Cover a cookie sheet in parchment paper. Divide the dough into 10 equal portions. Taking one portion at a time, roll into a ball as best you can, pat down on the parchment paper, then cover with another small piece of parchment and using a rolling pin, roll each “cake” until it is round and about 1/4-inch thick. Space the cakes about 1/2-inch apart. My bread cakes were about 6 to 7 inches in diameter. Cover with a dish towel and allow to rise overnight, or for at least 8 hours.
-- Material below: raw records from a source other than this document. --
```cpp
template <typename T>
struct Factor {
#ifdef GPC_EXPERIMENTS
// ... 11 lines not shown
  long long sA, sW, sT;
  double* logdet;
  int* info;
  int* ctr = nullptr;
  int ctr_cap = 0, ctr_used = 0;
  hipStream_t side = nullptr;
  hipEvent_t* evs = nullptr;
  int nev = 0, ev_used = 0;
  int defer_min = 0;
  const unsigned short* reserve = nullptr;
  struct QueueCheck {
    int* slot;
    int ntiles, batch;
  };
  std::vector<QueueCheck>* qlog = nullptr;
#ifdef GPC_EXPERIMENTS
  bool reserve_all = false;
  int reserve_min = 64;
  int reserved_small_bt = 128;
#else
  static constexpr bool reserve_all = false;
  static constexpr int reserve_min = 64, reserved_small_bt = 128;
#endif
  bool dual_launch = g_dual_launch;
  bool stable = false;
  hipEvent_t ev_tail = nullptr;
  int tail_row0 = 1 << 30;
  void need_rows(int hi) {
    if (ev_tail && hi > tail_row0) {
      chk(hipStreamWaitEvent(st, ev_tail, 0));
      ev_tail = nullptr;
    }
  }
  double flops = 0;
  int launches = 0;
  hipError_t err = hipSuccess;

  T* blk(T* base, int r, int c) const { return base + (size_t)r * npad + c; }

  GemmArgs make_args(T* C, long long sC, const T* Aop, long long sAop, const T* Bop, long long sBop, int M, int N,
                     int K, double alpha, int beta, int klo, int khi, int lower) {
    GemmArgs g;
    g.A = Aop;
    g.B = Bop;
    g.C = C;
    g.sA = sAop;
    g.sB = sBop;
    g.sC = sC;
    g.lda = g.ldb = g.ldc = npad;
    g.M = M;
    g.N = N;
    g.K = K;
    g.alpha = alpha;
    g.beta = beta;
    g.klo = klo;
    g.khi = khi;
    g.lower_only = lower;
    g.tiles_n = N / TILE;
    flops += gemm_flops(g, batch);
    return g;
  }

  void gemm(T* C, long long sC, const T* Aop, long long sAop, const T* Bop, long long sBop, int M,
            int N, int K, bool akm, bool bkm, double alpha, int beta, int klo, int khi, int lower,
            hipStream_t on = nullptr, const unsigned short* rsv = nullptr) {
    GemmArgs g;
    g.A = Aop;
    g.B = Bop;
    g.C = C;
    g.sA = sAop;
    g.sB = sBop;
    g.sC = sC;
    g.lda = g.ldb = g.ldc = npad;
    g.M = M;
    g.N = N;
    g.K = K;
    g.alpha = alpha;
    g.beta = beta;
    g.klo = klo;
    g.khi = khi;
    g.lower_only = lower;
    g.tiles_n = N / TILE;
    flops += gemm_flops(g, batch);
    ++launches;
#ifdef GPC_EXPERIMENTS
    if (rec) {
      rec->ops.push_back({0, g, akm, bkm, 0});
      return;
    }
// ... 32 lines not shown
      launch_leaf<T>(st, batch, blk(A, off, off), sA, npad, blk(W, off, off), sW, npad, off, logdet, info,
                     std::max(0, std::min(TILE, nvalid - off)), stable);
      flops += (2.0 / 3.0) * TILE * (double)TILE * TILE * batch;
      ++launches;
      return;
    }
    const int q = n / TILE;
    const int n1 = (q / 2) * TILE, n2 = n - n1;
    const int o1 = off, o2 = off + n1;
    potrf_inv(o1, n1, true, keep_L);
    need_rows(o2 + n2);
    gemm(blk(Tm, o2, o1), sT, blk(A, o2, o1), sA, blk(W, o1, o1), sW, n2, n1, n1, false, false, 1.0,
         0, KLO_ZERO, KHI_COL, 0);
    if (stable) {
      gemm(blk(A, o2, o1), sA, blk(Tm, o2, o1), sT, blk(A, o1, o1), sA, n2, n1, n1, false, false, -1.0, 1, KLO_ZERO,
           KHI_COL, 0);
      gemm(blk(Tm, o2, o1), sT, blk(A, o2, o1), sA, blk(W, o1, o1), sW, n2, n1, n1, false, false, 1.0, 1, KLO_ZERO,
           KHI_COL, 0);
    }
    const bool defer = need_inv && side && defer_min > 0 && n >= defer_min && ev_used + 2 <= nev;
    bool u_done = false;
    {
      GemmArgs gs = make_args(blk(A, o2, o2), sA, blk(Tm, o2, o1), sT, blk(Tm, o2, o1), sT, n2, n2, n1, -1.0, 1,
                              KLO_ZERO, KHI_FULL, 1);
      const long long syrk_tiles = (long long)(n2 / TILE) * (n2 / TILE + 1) / 2 * batch;
      if (need_inv && !defer && dual_launch && !rec && gemm_is_small(gs, batch) && !(reserve_all && syrk_tiles >= reserve_min)) {
        GemmArgs gu = make_args(blk(A, o2, o1), sA, blk(Tm, o2, o1), sT, blk(W, o1, o1), sW, n2, n1, n1, 1.0, 0,
                                KLO_COL, KHI_FULL, 0);
        if (gemm_is_small(gu, batch)) {
          hipError_t e = launch_gemm_dual_small<T>(st, gs, gu, batch);
          if (e != hipSuccess && err == hipSuccess) err = e;
          ++launches;
          u_done = true;
        } else {
          flops -= gemm_flops(gu, batch);
        }
      }
      if (!u_done) {
        flops -= gemm_flops(gs, batch);
        gemm(blk(A, o2, o2), sA, blk(Tm, o2, o1), sT, blk(Tm, o2, o1), sT, n2, n2, n1, false, false, -1.0, 1,
             KLO_ZERO, KHI_FULL, 1);
      }
    }
    hipEvent_t ev_join = nullptr;
    if (defer) {
      hipEvent_t ev_fork = evs[ev_used++];
      ev_join = evs[ev_used++];
      chk(hipEventRecord(ev_fork, st));
      chk(hipStreamWaitEvent(side, ev_fork, 0));
      gemm(blk(A, o2, o1), sA, blk(Tm, o2, o1), sT, blk(W, o1, o1), sW, n2, n1, n1, false, true, 1.0, 0,
           KLO_COL, KHI_FULL, 0, side, reserve);
      chk(hipEventRecord(ev_join, side));
    }
    potrf_inv(o2, n2, need_inv, keep_L);
    if (need_inv) {
      if (defer)
        chk(hipStreamWaitEvent(st, ev_join, 0));
      else if (!u_done)
        gemm(blk(A, o2, o1), sA, blk(Tm, o2, o1), sT, blk(W, o1, o1), sW, n2, n1, n1, false, true, 1.0, 0,
             KLO_COL, KHI_FULL, 0);
      gemm(blk(W, o2, o1), sW, blk(W, o2, o2), sW, blk(A, o2, o1), sA, n2, n1, n2, false, true, -1.0,
           0, KLO_ZERO, KHI_ROW, 0);
    }
#ifdef GPC_EXPERIMENTS
// ... 21 lines not shown
      }
      return;
    }
    const int q = n / TILE;
    const int n1 = (q / 2) * TILE, n2 = n - n1;
    trsm_nll(r0, m, c0, n1);
    gemm(blk(A, r0, c0 + n1), sA, blk(Tm, r0, c0), sT, blk(Tm, c0 + n1, c0), sT, m, n2, n1, false, false, -1.0, 1,
         KLO_ZERO, KHI_FULL, 0);
    trsm_nll(r0, m, c0 + n1, n2);
  }

  void potrf_nll(int off, int n) {
    if (n <= nll_block || n == TILE) {
      potrf_inv(off, n, true, false);
      return;
    }
    const int q = n / TILE;
    const int n1 = (q / 2) * TILE, n2 = n - n1;
    const int o1 = off, o2 = off + n1;
    potrf_nll(o1, n1);
    need_rows(o2 + n2);
    trsm_nll(o2, n2, o1, n1);
    gemm(blk(A, o2, o2), sA, blk(Tm, o2, o1), sT, blk(Tm, o2, o1), sT, n2, n2, n1, false, false, -1.0, 1, KLO_ZERO,
         KHI_FULL, 1);
    potrf_nll(o2, n2);
  }

  void forward_solve_nll(int off, int n, double* r, double* z) {
    if (n <= nll_block || n == TILE) {
      hipLaunchKernelGGL((trmv_kernel<T>), dim3(n / 4, batch), dim3(256), 0, st, (const T*)W, sW, npad,
                         (const double*)r, npad, z, off);
      ++launches;
      return;
    }
    const int q = n / TILE;
    const int n1 = (q / 2) * TILE, n2 = n - n1;
    forward_solve_nll(off, n1, r, z);
    hipLaunchKernelGGL((gemv_sub_kernel<T>), dim3(n2 / 4, batch), dim3(256), 0, st, (const T*)Tm, sT, npad,
                       (const double*)z, r, npad, off + n1, off, n1);
    ++launches;
    forward_solve_nll(off + n1, n2, r, z);
  }

#ifdef GPC_EXPERIMENTS
  int rl_panel = 0;
  bool rl_lookahead = true;

// ... 50 lines not shown
#endif

  bool low_regs = false;
  void forward_solve(int off, int n, bool need_inv, double* r, double* z) {
    if (need_inv || n == TILE) {
      if (low_regs && off == 0 && n == npad)
        hipLaunchKernelGGL((trmv_low_kernel<T>), dim3(n / 16, batch), dim3(256), 0, st, (const T*)W, sW, npad,
                           (const double*)r, npad, z);
      else
        hipLaunchKernelGGL((trmv_kernel<T>), dim3(n / 4, batch), dim3(256), 0, st, (const T*)W, sW, npad,
                           (const double*)r, npad, z, off);
      ++launches;
      return;
    }
    const int q = n / TILE;
    const int n1 = (q / 2) * TILE, n2 = n - n1;
    forward_solve(off, n1, true, r, z);
    hipLaunchKernelGGL((gemv_sub_kernel<T>), dim3(n2 / 4, batch), dim3(256), 0, st, (const T*)Tm, sT, npad,
                       (const double*)z, r, npad, off + n1, off, n1);
    ++launches;
    forward_solve(off + n1, n2, need_inv, r, z);
  }

  void lauum(T* out, long long sOut) {
    gemm(out, sOut, W, sW, W, sW, npad, npad, npad, true, true, 1.0, 0, KLO_ROW, KHI_FULL, 1);
  }
};

}
```

Measured before the change: 845.9.

## Skip upper-triangle MFMAs and stores on diagonal tiles of lower-only SYRK/LAUUM GEMMs

Adds a diagonal-structured variant of the GEMM tile body that, for diagonal tiles of lower-triangular launches, issues MFMAs and epilogue stores only for the 16x16 sub-blocks on or below the diagonal. It switches to an interleaved wave-to-subblock mapping so the lower-triangle work stays spread across waves, and adjusts the scheduling group barriers to match the reduced MFMA count. It is enabled by default for the SYRK trailing updates in the Cholesky recursion and for the LAUUM product. Only diagonal tiles benefit, so the saving is a small fraction of the total GEMM work. The changed fragment mapping may also alter LDS access patterns and instruction scheduling for all EPI==0 tiles.

```diff
diff --git a/gpyreg_amd/_lib.py b/gpyreg_amd/_lib.py
--- a/gpyreg_amd/_lib.py
+++ b/gpyreg_amd/_lib.py
@@ -377,10 +377,11 @@
 
     @_serial
     def debug_gemm(self, A, B, Cm, M, N, K, a_kmajor, b_kmajor, alpha=1.0, beta=0, klo=0, khi=0,
-                   lower_only=False, dtype=F64, force_bt=0):
+                   lower_only=False, dtype=F64, force_bt=0, diag_lower=False):
         A, B = _f64(A), _f64(B)
         Cm = _f64(Cm).copy()
         flags = int(bool(lower_only)) | {0: 0, 64: 0x100, 128: 0x200, 12864: 0x400}[force_bt]
+        flags |= 0x1000 if diag_lower else 0
         rc = self._lib.gpc_debug_gemm(self._h, dtype, M, N, K, int(a_kmajor), int(b_kmajor),
                                       float(alpha), int(beta), klo, khi, flags, _ptr(A),
                                       _ptr(B), _ptr(Cm))
diff --git a/gpyreg_amd/csrc/common.h b/gpyreg_amd/csrc/common.h
--- a/gpyreg_amd/csrc/common.h
+++ b/gpyreg_amd/csrc/common.h
@@ -6,6 +6,7 @@
 #include <cstdio>
 #include <cstring>
 #include <string>
+#include <type_traits>
 #include <vector>
 
 namespace gpc {
@@ -102,4 +103,12 @@
   return bail_sh != 0;
 }
 
+template <int B, int E, typename F>
+__device__ __forceinline__ void static_for(F&& f) {
+  if constexpr (B < E) {
+    f(std::integral_constant<int, B>{});
+    static_for<B + 1, E>(f);
+  }
 }
+
+}
diff --git a/gpyreg_amd/csrc/gemm.h b/gpyreg_amd/csrc/gemm.h
--- a/gpyreg_amd/csrc/gemm.h
+++ b/gpyreg_amd/csrc/gemm.h
@@ -19,6 +19,7 @@
 
 enum { KLO_ZERO = 0, KLO_ROW = 1, KLO_COL = 2 };
 enum { KHI_FULL = 0, KHI_ROW = 1, KHI_COL = 2 };
+enum { GEMM_DIAG_LOWER = 1 };
 
 struct GemmArgs {
   const void* A;
@@ -31,6 +32,7 @@
   int beta;
   int klo, khi, lower_only;
   int tiles_m, tiles_n;
+  int structure = 0;
   int flags = 0;
   const unsigned short* rsv = nullptr;
   int* ctr = nullptr;
@@ -139,8 +141,9 @@
 #else
 #define TILE_TS(k) do { } while (0)
 #endif
-template <typename T, bool AKM, bool BKM, int BT, int NW, int HO = 0, int EPI = 0, int BTN = BT>
-__device__ __forceinline__ void gemm_tile(const GemmArgs& g, const int bx, const int by, T* __restrict__ smem) {
+template <typename T, bool AKM, bool BKM, int BT, int NW, int HO, int EPI, int BTN, bool DG>
+__device__ __forceinline__ void gemm_tile_body(const GemmArgs& g, const int by, const int ti, const int tj,
+                                               T* __restrict__ smem) {
 #ifdef GPC_TILE_TRACE
   long long _ts = wall_clock64();
   if (HO && threadIdx.x == 0) atomicAdd(&g_tile_trace[BT == 64][3], 1ull);
@@ -157,38 +160,17 @@
   static_assert(NVA >= 1 && NVB >= 1 && MRM >= 1 && MRN >= 1, "tile shape");
   const int t = threadIdx.x;
   const int lane = t & 63, w = t >> 6, wr = w / WCOLS, wc = w % WCOLS;
-
-  int ti, tj;
-  if (g.lower_only) {
-    if constexpr (BTN == BT) {
-      tri_tile(bx, ti, tj);
-    } else {
-      static_assert(BT == 2 * BTN, "lower tiles of a rectangular launch: two tile columns per tile row");
-      int i = (int)((sqrtf(4.f * (float)bx + 1.f) - 1.f) * 0.5f);
-      while (i * (i + 1) > bx) --i;
-      while ((i + 1) * (i + 2) <= bx) ++i;
-      ti = i;
-      tj = bx - i * (i + 1);
-    }
-  } else if (g.khi == KHI_COL) {
-    tj = g.tiles_n - 1 - bx / g.tiles_m;
-    ti = bx % g.tiles_m;
-  } else if (g.klo == KLO_COL) {
-    tj = bx / g.tiles_m;
-    ti = bx % g.tiles_m;
-  } else if (g.khi == KHI_ROW) {
-    ti = g.tiles_m - 1 - bx / g.tiles_n;
-    tj = bx % g.tiles_n;
-  } else {
-    ti = bx / g.tiles_n;
-    tj = bx % g.tiles_n;
-  }
+  constexpr bool IL = EPI == 0;
+  auto rgrp = [&](int i) { return IL ? (i * 2 + wr) * 16 : wr * WTM + i * 16; };
+  auto cgrp = [&](int j) { return IL ? (j * WCOLS + wc) * 16 : wc * WTN + j * 16; };
+
   const int m0 = ti * BT, n0 = tj * BTN;
   const int m128 = (m0 / TILE) * TILE, n128 = (n0 / TILE) * TILE;
   int k0 = g.klo == KLO_ROW ? m128 : (g.klo == KLO_COL ? n128 : 0);
   int k1 = g.khi == KHI_ROW ? m128 + TILE : (g.khi == KHI_COL ? n128 + TILE : g.K);
   if (k1 > g.K) k1 = g.K;
   const int nk = (k1 - k0) / BKT_v<T>;
+  static_assert(!DG || (EPI == 0 && HO == 0 && BTN == BT && NW == 4), "diagonal form: stored square tiles of 2 x 2 waves");
 
   const T* __restrict__ A = reinterpret_cast<const T*>(g.A) + (size_t)by * g.sA;
   const T* __restrict__ B = reinterpret_cast<const T*>(g.B) + (size_t)by * g.sB;
@@ -247,15 +229,16 @@
     T af[2][MRM], bf[2][MRN];
     auto load_frags = [&](int set, const T* a_s, const T* b_s, int kk) {
 #pragma unroll
-      for (int i = 0; i < MRM; ++i) af[set][i] = frag<T, AKM, BT>(a_s, wr * WTM + i * 16, kk, lane);
-#pragma unroll
-      for (int j = 0; j < MRN; ++j) bf[set][j] = frag<T, BKM, BTN>(b_s, wc * WTN + j * 16, kk, lane);
+      for (int i = 0; i < MRM; ++i) af[set][i] = frag<T, AKM, BT>(a_s, rgrp(i), kk, lane);
+#pragma unroll
+      for (int j = 0; j < MRN; ++j) bf[set][j] = frag<T, BKM, BTN>(b_s, cgrp(j), kk, lane);
     };
     auto mfmas = [&](int set) {
 #pragma unroll
       for (int i = 0; i < MRM; ++i)
 #pragma unroll
-        for (int j = 0; j < MRN; ++j) acc[i][j] = MM<T>::mma(af[set][i], bf[set][j], acc[i][j]);
+        for (int j = 0; j < MRN; ++j)
+          if (!DG || i >= j) acc[i][j] = MM<T>::mma(af[set][i], bf[set][j], acc[i][j]);
     };
     constexpr int NMEM = NVA + NVB;
     constexpr int PER = (MRM * MRN) / NMEM;
@@ -266,6 +249,7 @@
     auto slab = [&](auto cur_c, auto wr_c, auto ld_c) {
       constexpr int CUR = decltype(cur_c)::value;
       constexpr bool WR = decltype(wr_c)::value, LD = decltype(ld_c)::value;
+      constexpr int NM = DG ? MRM * (MRM + 1) / 2 : MRM * MRN;
       const T* a_s = smem + CUR * STG;
       const T* b_s = a_s + OPSZA;
       T* a_n = smem + (CUR ^ 1) * STG;
@@ -274,7 +258,7 @@
         load_frags((ks + 1) & 1, a_s, b_s, 4 * (ks + 1));
         mfmas(ks & 1);
         __builtin_amdgcn_sched_group_barrier(0x100, MRM + MRN, 0);
-        __builtin_amdgcn_sched_group_barrier(0x008, MRM * MRN, 0);
+        __builtin_amdgcn_sched_group_barrier(0x008, NM, 0);
       }
       load_frags(1, a_s, b_s, 4 * (KS - 1));
       mfmas(0);
@@ -283,12 +267,13 @@
         r2s<T, BKM, BTN, NT>(a_n + OPSZA, rb, t);
       }
       __builtin_amdgcn_sched_group_barrier(0x100, MRM + MRN, 0);
-#pragma unroll
-      for (int q = 0; q < NMEM; ++q) {
-        __builtin_amdgcn_sched_group_barrier(0x008, PER, 0);
+      static_for<0, NMEM>([&](auto q_c) {
+        constexpr int q = decltype(q_c)::value;
+        constexpr int CNT = DG ? ((q + 1) * NM) / NMEM - (q * NM) / NMEM : PER;
+        if constexpr (CNT > 0) __builtin_amdgcn_sched_group_barrier(0x008, CNT, 0);
         if constexpr (WR) __builtin_amdgcn_sched_group_barrier(0x200, 1, 0);
-      }
-      if constexpr (REM > 0) __builtin_amdgcn_sched_group_barrier(0x008, REM, 0);
+      });
+      if constexpr (!DG && REM > 0) __builtin_amdgcn_sched_group_barrier(0x008, REM, 0);
       __syncthreads();
       if constexpr (LD) {
         next_slab();
@@ -298,12 +283,13 @@
       if constexpr (WR) load_frags(0, a_n, a_n + OPSZA, 0);
       mfmas(1);
       if constexpr (WR) __builtin_amdgcn_sched_group_barrier(0x100, MRM + MRN, 0);
-#pragma unroll
-      for (int q = 0; q < NMEM; ++q) {
-        __builtin_amdgcn_sched_group_barrier(0x008, PER, 0);
+      static_for<0, NMEM>([&](auto q_c) {
+        constexpr int q = decltype(q_c)::value;
+        constexpr int CNT = DG ? ((q + 1) * NM) / NMEM - (q * NM) / NMEM : PER;
+        if constexpr (CNT > 0) __builtin_amdgcn_sched_group_barrier(0x008, CNT, 0);
         if constexpr (LD) __builtin_amdgcn_sched_group_barrier(0x020, 1, 0);
-      }
-      if constexpr (REM > 0) __builtin_amdgcn_sched_group_barrier(0x008, REM, 0);
+      });
+      if constexpr (!DG && REM > 0) __builtin_amdgcn_sched_group_barrier(0x008, REM, 0);
     };
     using I0 = std::integral_constant<int, 0>;
     using I1 = std::integral_constant<int, 1>;
@@ -419,8 +405,9 @@
       for (int j = 0; j < MRN; ++j)
 #pragma unroll
         for (int r = 0; r < 4; ++r) {
-          const int row = m0 + wr * WTM + i * 16 + MM<T>::row_of(lane, r);
-          const int col = n0 + wc * WTN + j * 16 + (lane & 15);
+          if (DG && i < j) continue;
+          const int row = m0 + rgrp(i) + MM<T>::row_of(lane, r);
+          const int col = n0 + cgrp(j) + (lane & 15);
           if constexpr (HO == 1)
             old[j][r] = __hip_atomic_load(&C[(size_t)row * g.ldc + col], __ATOMIC_RELAXED, __HIP_MEMORY_SCOPE_AGENT);
           else
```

I didn’t see much rise from my bread — much less than I expected. When I make this again, I may try rolling a few a little thicker, more like 1/2-inch. I think all the dates and nuts might have kept the sourdough from rising like it normally would have. It still turned out great!
Preheat oven to 500 degrees Fahrenheit (after all, they cooked over a fire in Bible times, right?) and bake 5 to 6 minutes or until lightly browned.
Verdict: Bible Lunch
I really enjoyed this lunch — a bowl of lentil stew with one of the cakes of bread on the side. Dipping the bread into the stew is heavenly (pun intended 🙂 )! The bread is sweet, crunchy and chewy. The soup is warm, hearty and salty. The textures and flavors compliment each other perfectly. This bread would also be delicious dipped in hummus, or maybe even with a chocolate fondue for a holiday treat? Enjoy! If you get inspired to convert any other recipes from Cooking with the Bible, I’d love to hear about it!